My 08 Q7 is new to me, purchased about a year ago in 2020, and since then, I found a good local Eugene OR Audi/VW specialist for any issues that might stand out that needs done to it over the past year. (I know next to nothing about these vehicles So I need all the advice I can get. )

I brought it in to get a portion of coolant hose replaced because I was told there was a pinhole in it, ran beautifully before I brought it in, and no issues, no check engine light, nothing. 

I go to pick it up when they’re done replacing the hose, and they tell me that it now throws a code for an injector 4 and it runs and idles like it’s about to ****ing blow up 🙄 kinda like I’m sitting in a hot rod, just shaking at idle and running really rough.
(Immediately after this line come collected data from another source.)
template <int POOL>
__device__ __forceinline__ void pool_harmonics(const f32x2 (&m)[4], const f32x2 (&c1)[4], const f32x2 (&s1)[4],
                                               const unsigned char *brow, BFrag &g, f32x4 (&acc)[kAccTiles]) {
    f32x2 pk[4], qk[4], pp[4], qp[4], tc[4];
    AFrag<POOL> au, av;
#pragma unroll
    for (int e = 0; e < 4; ++e) { pk[e] = m[e] * c1[e]; qk[e] = m[e] * s1[e]; tc[e] = c1[e] + c1[e]; }
#pragma unroll
    for (int k = 0; k < 3; ++k) {
        {
            f32x2 u[4], v[4];
            fold_sum(pk, u[0], u[1]);
            fold_diff(qk, u[2], u[3]);
            fold_sum(qk, v[0], v[1]);
            fold_diff_rev(pk, v[2], v[3]);
            if constexpr (POOL == LF_POOL_F16X3) {
                AFrag<POOL>::set2(au, u, av, v);
            } else {
                au.set(u);
                av.set(v);
            }
        }
        if (k < 2) {
#pragma unroll
            for (int e = 0; e < 4; ++e) {
                const f32x2 pn = pk_fma(tc[e], pk[e], k == 0 ? -m[e] : -pp[e]);
                const f32x2 qn = k == 0 ? tc[e] * qk[e] : pk_fma(tc[e], qk[e], -qp[e]);
                pp[e] = pk[e]; qp[e] = qk[e];
                pk[e] = pn; qk[e] = qn;
            }
        }
        const int a0 = 3 + 6 * k, u0 = 3 + 3 * k;
        const BFrag t0 = g, t1 = load_b(brow, u0 + 1), t2 = load_b(brow, u0 + 2);
        if (k < 2) g = load_b(brow, u0 + 3);
        mma_part<POOL, 0>(au, t0, acc[a0 + 0]); mma_part<POOL, 0>(av, t0, acc[a0 + 1]); mma_part<POOL, 0>(au, t1, acc[a0 + 2]);
        mma_part<POOL, 0>(av, t1, acc[a0 + 3]); mma_part<POOL, 0>(au, t2, acc[a0 + 4]); mma_part<POOL, 0>(av, t2, acc[a0 + 5]);
        mma_part<POOL, 1>(au, t0, acc[a0 + 0]); mma_part<POOL, 1>(av, t0, acc[a0 + 1]); mma_part<POOL, 1>(au, t1, acc[a0 + 2]);
        mma_part<POOL, 1>(av, t1, acc[a0 + 3]); mma_part<POOL, 1>(au, t2, acc[a0 + 4]); mma_part<POOL, 1>(av, t2, acc[a0 + 5]);
        mma_part<POOL, 2>(au, t0, acc[a0 + 0]); mma_part<POOL, 2>(av, t0, acc[a0 + 1]); mma_part<POOL, 2>(au, t1, acc[a0 + 2]);
        mma_part<POOL, 2>(av, t1, acc[a0 + 3]); mma_part<POOL, 2>(au, t2, acc[a0 + 4]); mma_part<POOL, 2>(av, t2, acc[a0 + 5]);
    }
}

typedef float v16f __attribute__((ext_vector_type(16)));
typedef unsigned v6u __attribute__((ext_vector_type(6)));
typedef int v8i __attribute__((ext_vector_type(8)));

__device__ __forceinline__ void pool_harmonics_fp6(const f32x2 (&m)[4], const f32x2 (&c1)[4], const f32x2 (&s1)[4],
// ... 188 lines not shown
#pragma unroll
            for (int rr = 0; rr < 4; ++rr)
                o[r0 + rr] = __builtin_amdgcn_mfma_f32_16x16x32_f16(__builtin_bit_cast(f16x8, src[2 * rr]), yl, o[r0 + rr], 0, 0, 0);
#pragma unroll
            for (int rr = 0; rr < 4; ++rr)
                o[r0 + rr] = __builtin_amdgcn_mfma_f32_16x16x32_f16(__builtin_bit_cast(f16x8, src[2 * rr]), yh, o[r0 + rr], 0, 0, 0);
        };
#pragma unroll
        for (int s = 0; s < 11; ++s) {
            if (s == 0) wait_vmcnt<2 * kDma>();
            else if (s < 10) wait_vmcnt<kDma>();
            else wait_vmcnt<0>();
            asm volatile("s_waitcnt lgkmcnt(0)" ::: "memory");
            __syncthreads();
            if (s >= 1 && s + 2 < 11) issue_w_step<W>(wfrag, s + 2, s_mem, wave, lane);
            if (s == 10 && more) issue_lut_row<W, kFold>(lut_rows, 0, s_mem, wave, lane);
            read_unit(2 * s, wbuf[0]);
            __builtin_amdgcn_sched_barrier(0);
            if (s > 0) mma_unit(2 * s - 1, wbuf[1]);
            {
                const f32x4 y0 = acc[2 * s];
                const f32x4 y1 = 2 * s + 1 < kTiles ? acc[(2 * s + 1 < kTiles) ? 2 * s + 1 : 0] : f32x4{0.f, 0.f, 0.f, 0.f};
                const f32x2 y[4] = {{y0[0], y0[1]}, {y0[2], y0[3]}, {y1[0], y1[1]}, {y1[2], y1[3]}};
                AFrag<LF_POOL_F16X3> yb;
                yb.set(y);
                yh = __builtin_bit_cast(f16x8, yb.hi);
                yl = __builtin_bit_cast(f16x8, yb.lo);
            }
            __builtin_amdgcn_sched_barrier(0);
            read_unit(2 * s + 1, wbuf[1]);
            __builtin_amdgcn_sched_barrier(0);
// ... 199 lines not shown
    sm.load_geometry(walk.cur, 0);
#pragma unroll 1
    for (int quarter = 0; quarter < 7; ++quarter) {
        sm.request(quarter, 0, ta);
        sm.finish(quarter, 0, 0, ta);
    }
    sm.request(7, 0, ta);
#pragma unroll 1
    for (long batch = walk.cur; batch < walk.end; batch += walk.step) {
        const bool more = batch + walk.step < walk.end;
        if (more) sm.load_geometry(batch + walk.step, set ^ 1);
        const int slot1 = (slot0 + 8) % kRingSlotsKp;
        auto step = [&](int g, KpTaps &cur, KpTaps &nxt) {
            asm volatile("s_waitcnt vmcnt(0) lgkmcnt(0)" ::: "memory");
            __syncthreads();
            if (g < 31) issue_lut_row<W>(lut_rows, g + 1, s_mem + ((g + 1) & 1) * kRowBytes, pw, lane);
            const int qn = g + 8;
            if (qn < 32) sm.request(qn, set, nxt);
            else if (more) sm.request(qn - 32, set ^ 1, nxt);
            __builtin_amdgcn_sched_barrier(0);
            const int qc = g + 7;
            if (qc < 32) sm.finish(qc, set, slot0, cur);
            else if (more) sm.finish(qc - 32, set ^ 1, slot1, cur);
        };
#pragma unroll 1
        for (int g = 0; g < ablate::kRows; g += 2) {
            step(g, ta, tb);
            step(g + 1, tb, ta);
        }
        asm volatile("s_waitcnt vmcnt(0) lgkmcnt(0)" ::: "memory");
#pragma unroll 1
// ... 29 lines not shown
    sm.load_geometry(batch, 0);
    sm.request(sp.q_first, 0, ta);
#pragma unroll 1
    for (int i = 0; i + 1 < sp.n_pro; i += 2) {
        sm.request(sp.q_first + i + 1, 0, tb);
        sm.finish(sp.q_first + i, 0, 0, ta);
        sm.request(sp.q_first + i + 2, 0, ta);
        sm.finish(sp.q_first + i + 1, 0, 0, tb);
    }
    sm.finish(sp.q_first + sp.n_pro - 1, 0, 0, ta);
    const int q_step0 = sp.q_first + sp.n_pro;
    if (q_step0 < sp.q_end) sm.request(q_step0, 0, ta);
    auto step = [&](int st, KpTaps &cur, KpTaps &nxt) {
        asm volatile("s_waitcnt vmcnt(0) lgkmcnt(0)" ::: "memory");
        __syncthreads();
        if (sp.lo + st + 1 < sp.hi) issue_lut_row<W>(lut_rows, sp.lo + st + 1, s_mem + ((st + 1) & 1) * kRowBytes, pw, lane);
        if (q_step0 + st + 1 < sp.q_end) sm.request(q_step0 + st + 1, 0, nxt);
        __builtin_amdgcn_sched_barrier(0);
        if (q_step0 + st < sp.q_end) sm.finish(q_step0 + st, 0, 0, cur);
    };
#pragma unroll 1
    for (int st = 0; st < sp.hi - sp.lo; st += 2) {
        step(st, ta, tb);
        step(st + 1, tb, ta);
    }
    asm volatile("s_waitcnt vmcnt(0) lgkmcnt(0)" ::: "memory");
    if (sp.consumer) {
#pragma unroll 1
        for (int e = 0; e < 12; ++e) __syncthreads();
    }
}

constexpr int kSplitSpinMax = 1 << 21;

}

template <int ANGLE, int POOL, int W, int SRC>
__global__ __launch_bounds__(SRC != kSrcPatches ? 128 * W : 64 * W) void mkd_pool(
    const float *__restrict__ patches, long n_host, const unsigned long long *__restrict__ n_dev,
    const unsigned char *__restrict__ lut_rows, const short *__restrict__ colmap, const unsigned char *__restrict__ wfrag,
    const float *__restrict__ bias, float *__restrict__ out, float *__restrict__ raw_out,
    std::conditional_t<SRC != kSrcPatches, KpSource, int> ks, unsigned long long *__restrict__ clk) {
    constexpr bool kKp = SRC != kSrcPatches, kSplit = SRC == kSrcKeypointsSplit;
    static_assert(!kSplit || W == 2, "the row-split form is the narrow (2 + 2 wave) form");
    if (clk && blockIdx.x == 0 && threadIdx.x == 0) {
        clk[0] = __builtin_readcyclecounter();
        clk[1] = __builtin_amdgcn_s_memrealtime();
    }
    constexpr int kSlots = kKp ? kRingSlotsKp : kRingSlots;
    static_assert(!kKp || POOL == LF_POOL_F16X3, "keypoint mode pools in f16x3");
    constexpr int kMPool = POOL == LF_POOL_F16_FP6 ? LF_POOL_F16X3 : POOL;
    constexpr bool kFold = fold_form(POOL);
    static_assert(!kKp || kFold, "the producers write the folded forms' LDS map");
    constexpr int kNAcc = acc_tiles(kFold), kRowB = row_bytes(kFold), kRingO = ring_off(kFold);
    __shared__ __attribute__((aligned(16))) unsigned char s_mem[kRingO + W * kSlots * 2048 +
                                                                (kKp ? kLevelTableBytes + kMaxPyrLevels * 8 : 0)];
    const long n = n_dev ? (long)*n_dev : n_host;
    const int lane = threadIdx.x & 63;
    const int wave = __builtin_amdgcn_readfirstlane(threadIdx.x >> 6);
    const int p = lane & 15, q = lane >> 4;
    const int addr_l = ((lane - 16) & 63) * 4, addr_r = ((lane + 16) & 63) * 4;
    const bool has_l = q > 0, has_r = q < 3;
    const long nbatch = (n + 16 * W - 1) / (16 * W);
    unsigned char *ring = s_mem + kRingO + wave * (kSlots * 2048);
    BatchWalk walk{(long)blockIdx.x, nbatch, (long)gridDim.x};
    [[maybe_unused]] RowSpan span{0, 32, 0, 32, 7, true};
    [[maybe_unused]] int role = 0, n_roles = 1;
    if constexpr (kKp) {
// ... 23 lines not shown
        __syncthreads();
        const LevelTable lt{ks.pd.levels, lv, lv + kMaxPyrLevels, lv + 2 * kMaxPyrLevels, lv + 3 * kMaxPyrLevels};
        if (wave >= W) {
            if constexpr (kSplit) kp_produce_split<W>(ks, lt, lv_off, n, walk.cur, span, s_mem, lut_rows, wave - W, lane);
            else kp_produce<W>(ks, lt, lv_off, n, walk, s_mem, lut_rows, wave - W, lane);
            return;
        }

        if constexpr (ablate::kConsumerPrio >= 0) __builtin_amdgcn_s_setprio(ablate::kConsumerPrio);
    }
    const unsigned char *ring_lane = kFold ? ring + (q * 16 + p) * 16 : ring + (q >> 1) * 1024 + ((2 * (q & 1)) * 16 + p) * 16;
    [[maybe_unused]] const unsigned char *ring_mirror = ring + 1024 + ((3 - q) * 16 + p) * 16;

    long batch = walk.cur;
    if (batch >= walk.end) return;
    auto raw_src = [&](const float *pt, long b) {
        const long b0 = b * (16 * W) + wave * 16;
        const long wave0 = b0 < n ? b0 : n - 1;
        const long pidx = b0 + p < n ? b0 + p : n - 1;
        return RawSrc{reinterpret_cast<const unsigned char *>(pt + wave0 * 1024), (unsigned)(pidx - wave0) * 4096u + 16u * q};
    };
    {
        if constexpr (!kKp) {
            const RawSrc src = raw_src(patches, batch);
#pragma unroll
            for (int r = -2; r <= 3; ++r) issue_raw_row(src, r, ring, r + 2);
        }
        issue_lut_row<W, kFold>(lut_rows, kSplit ? span.lo : 0, s_mem, wave, lane);
    }
    int slot0 = 0;
    unsigned par = 0;
    ablate::PhaseClock phase;
    phase.start();

    for (; batch < walk.end; batch += walk.step) {
        const unsigned char *wf = wfrag, *lr = lut_rows;
        const float *bs = bias, *pt = patches;
        float *o = out, *ro = raw_out;
        const short *cm = colmap;
        asm volatile("" : "+s"(wf), "+s"(bs), "+s"(lr), "+s"(o), "+s"(ro), "+s"(cm), "+s"(pt));
        const long base = batch * (16 * W) + wave * 16;
        const bool more = batch + walk.step < walk.end;
        const RawSrc src = kKp ? RawSrc{nullptr, 0u} : raw_src(pt, batch);
        const RawSrc src_next = !kKp && more ? raw_src(pt, batch + walk.step) : src;

        f32x4 acc[kNAcc];
#pragma unroll
        for (int t = 0; t < kNAcc; ++t) acc[t] = f32x4{0.f, 0.f, 0.f, 0.f};
        float cur[8], prv[8], cur_nb[4] = {0.f, 0.f, 0.f, 0.f};
        int s0 = 1;

        auto patch_row = [&](auto kind, const int g) __attribute__((always_inline)) {
            constexpr bool kFirst = decltype(kind)::value == 0, kLast = decltype(kind)::value == 2;
            constexpr bool kFirstInner = decltype(kind)::value == 3;

            phase.mark(7);
            if constexpr (!ablate::kNoRowSync) {
                asm volatile("s_waitcnt vmcnt(0)" ::: "memory");
                __syncthreads();
            }
            phase.mark(0);
            const unsigned char *brow = s_mem + par * kRowB + lane * 16;
            if (f16_family(POOL) ? !kLast : (!kLast || more)) {
                if constexpr (!kKp) issue_lut_row<W, kFold>(lr, (g + 1) & 31, s_mem + (par ^ 1) * kRowB, wave, lane);
            } else if (f16_family(POOL)) {
                issue_w_step<W>(wf, 0, s_mem, wave, lane);
            }
            par ^= 1;
            BFrag bm[3] = {load_b(brow, 0), load_b(brow, 1), load_b(brow, 2)};

            if constexpr (!kKp)
                if (!kFirst && !kLast && g <= 29) issue_raw_row(src, g + 4, ring, s0 == 0 ? kRingSlots - 1 : s0 - 1);
            auto kp_slot = [&](int y, int i) {
                int r_ = y - 2 + i;
                r_ = r_ < 0 ? 0 : (r_ > 31 ? 31 : r_);
                return (slot0 + r_) % kRingSlotsKp;
            };
            auto blur = [&](auto tap, float (&o)[8], float (&o_nb)[4]) __attribute__((always_inline)) {
                if constexpr (kFold) blur_row_fold_impl(ring_lane, ring_mirror, tap, addr_l, addr_r, has_l, has_r, o, o_nb);
                else blur_row_impl(ring_lane, tap, addr_l, addr_r, has_l, has_r, o, o_nb[0], o_nb[1]);
            };
            auto ring_tap = [](int first) {
                return [first](int i) { const int sl = first + i; return sl >= kRingSlots ? sl - kRingSlots : sl; };
            };
// ... 64 lines not shown
            for (int x = 0; x < 8; ++x) {
                prv[x] = cur[x];
                cur[x] = nxt[x];
            }
#pragma unroll
            for (int x = 0; x < 4; ++x) cur_nb[x] = nxt_nb[x];
            phase.mark(2);

            BFrag gfrag = load_b(brow, 3);
            {
                AFrag<kMPool> am;
                if constexpr (kFold) {
                    f32x2 mf[4];
                    fold_sum(m, mf[0], mf[1]);
                    fold_diff(m, mf[2], mf[3]);
                    am.set(mf);
                } else {
                    am.set(m);
                }
#pragma unroll
                for (int t = 0; t < 3; ++t) mma_part<kMPool, 0>(am, bm[t], acc[t]);
#pragma unroll
                for (int t = 0; t < 3; ++t) mma_part<kMPool, 1>(am, bm[t], acc[t]);
#pragma unroll
                for (int t = 0; t < 3; ++t) mma_part<kMPool, 2>(am, bm[t], acc[t]);
            }
            phase.mark(3);
            if constexpr (POOL == LF_POOL_F16_FP6) pool_harmonics_fp6(m, c1, s1, brow, gfrag, acc);
            else pool_harmonics<POOL>(m, c1, s1, brow, gfrag, acc);
            phase.mark(4);
            phase.mark(5);
        };
        if constexpr (kSplit) {
            if (span.lo == 0) patch_row(std::integral_constant<int, 0>(), 0);
            else patch_row(std::integral_constant<int, 3>(), span.lo);
#pragma unroll 1
            for (int g = span.lo + 1; g < span.hi - 1; ++g) patch_row(std::integral_constant<int, 1>(), g);
            if (span.consumer) patch_row(std::integral_constant<int, 2>(), span.hi - 1);
            else patch_row(std::integral_constant<int, 1>(), span.hi - 1);
            unsigned *cnt = ks.xchg_cnt + batch * W + wave;
            typedef unsigned long long u64;
            if (!span.consumer) {
                u64 *dst = reinterpret_cast<u64 *>(ks.xchg + ((((long)batch * (n_roles - 1) + role) * W + wave) * kAccTiles) * 256) + lane;
#pragma unroll
                for (int t = 0; t < kAccTiles; ++t) {
                    const u64 v0 = ((u64)__float_as_uint(acc[t][1]) << 32) | __float_as_uint(acc[t][0]);
                    const u64 v1 = ((u64)__float_as_uint(acc[t][3]) << 32) | __float_as_uint(acc[t][2]);
                    __hip_atomic_store(dst + t * 128, v0, __ATOMIC_RELAXED, __HIP_MEMORY_SCOPE_AGENT);
                    __hip_atomic_store(dst + t * 128 + 64, v1, __ATOMIC_RELAXED, __HIP_MEMORY_SCOPE_AGENT);
                }
                asm volatile("s_waitcnt vmcnt(0)" ::: "memory");
                if (lane == 0) __hip_atomic_fetch_add(cnt, 1u, __ATOMIC_RELAXED, __HIP_MEMORY_SCOPE_AGENT);
                if (clk && blockIdx.x == 0 && threadIdx.x == 0) {
                    clk[2] = __builtin_readcyclecounter();
// ... 17 lines not shown
                for (int t = 0; t < 2 * kAccTiles; ++t)
                    v[t] = __hip_atomic_load(srcp + t * 64, __ATOMIC_RELAXED, __HIP_MEMORY_SCOPE_AGENT);
                __builtin_amdgcn_sched_barrier(0);
#pragma unroll
                for (int t = 0; t < kAccTiles; ++t)
                    acc[t] += f32x4{__uint_as_float((unsigned)v[2 * t]), __uint_as_float((unsigned)(v[2 * t] >> 32)),
                                    __uint_as_float((unsigned)v[2 * t + 1]), __uint_as_float((unsigned)(v[2 * t + 1] >> 32))};
            }
            if (lane == 0) __hip_atomic_store(cnt, 0u, __ATOMIC_RELAXED, __HIP_MEMORY_SCOPE_AGENT);
            asm volatile("s_waitcnt vmcnt(0)" ::: "memory");
        } else {
            patch_row(std::integral_constant<int, 0>(), 0);
#pragma unroll 1
            for (int g = 1; g < ablate::kRows - 1; ++g) patch_row(std::integral_constant<int, 1>(), g);
            patch_row(std::integral_constant<int, 2>(), ablate::kRows - 1);
        }
        if constexpr (ablate::kNoEpilogue) {
            f32x4 sum = acc[0];
            for (int t = 1; t < kNAcc; ++t) sum += acc[t];
            if (base + p < n) *reinterpret_cast<f32x4 *>(out + (base + p) * 128 + 4 * q) = sum;
            if (f16_family(POOL)) {
                __syncthreads();
                if (more) issue_lut_row<W, kFold>(lr, 0, s_mem, wave, lane);
            }
        } else {
            finish_descriptors<POOL, W>(acc, lane, wave, base + p < n, base + p, cm, wf, bs, o, ro, s_mem, lr, more);
        }
        phase.mark(6);
        if constexpr (kKp) slot0 = (slot0 + 8) % kRingSlotsKp;
    }
    phase.dump(out, wave, lane);
    if (clk && blockIdx.x == 0 && threadIdx.x == 0) {
        clk[2] = __builtin_readcyclecounter();
        clk[3] = __builtin_amdgcn_s_memrealtime();
    }
}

I just need to know if they’re giving me a line of **** or if I need to drop a thousand dollars on Labor and an injector? Could it be a sensor being knocked loose causing it to throw the injector code? 😬


----------



## 80_quattro_ (Sep 25, 2006)

more than likely they pulled too hard on the wire harness for the lower 3 injectors and wires came out of the connector. there is a coolant pipe under intake manifold and the lower injector harness clips into this pipe, if this is the pipe they replaced, they may have caused this damage. sounds like they do not want to own up to it. I see this post is from a while back, so i am curious what the outcome is.

I believe you are not responsible for this repair since its related and in the area to the work they performed.


----------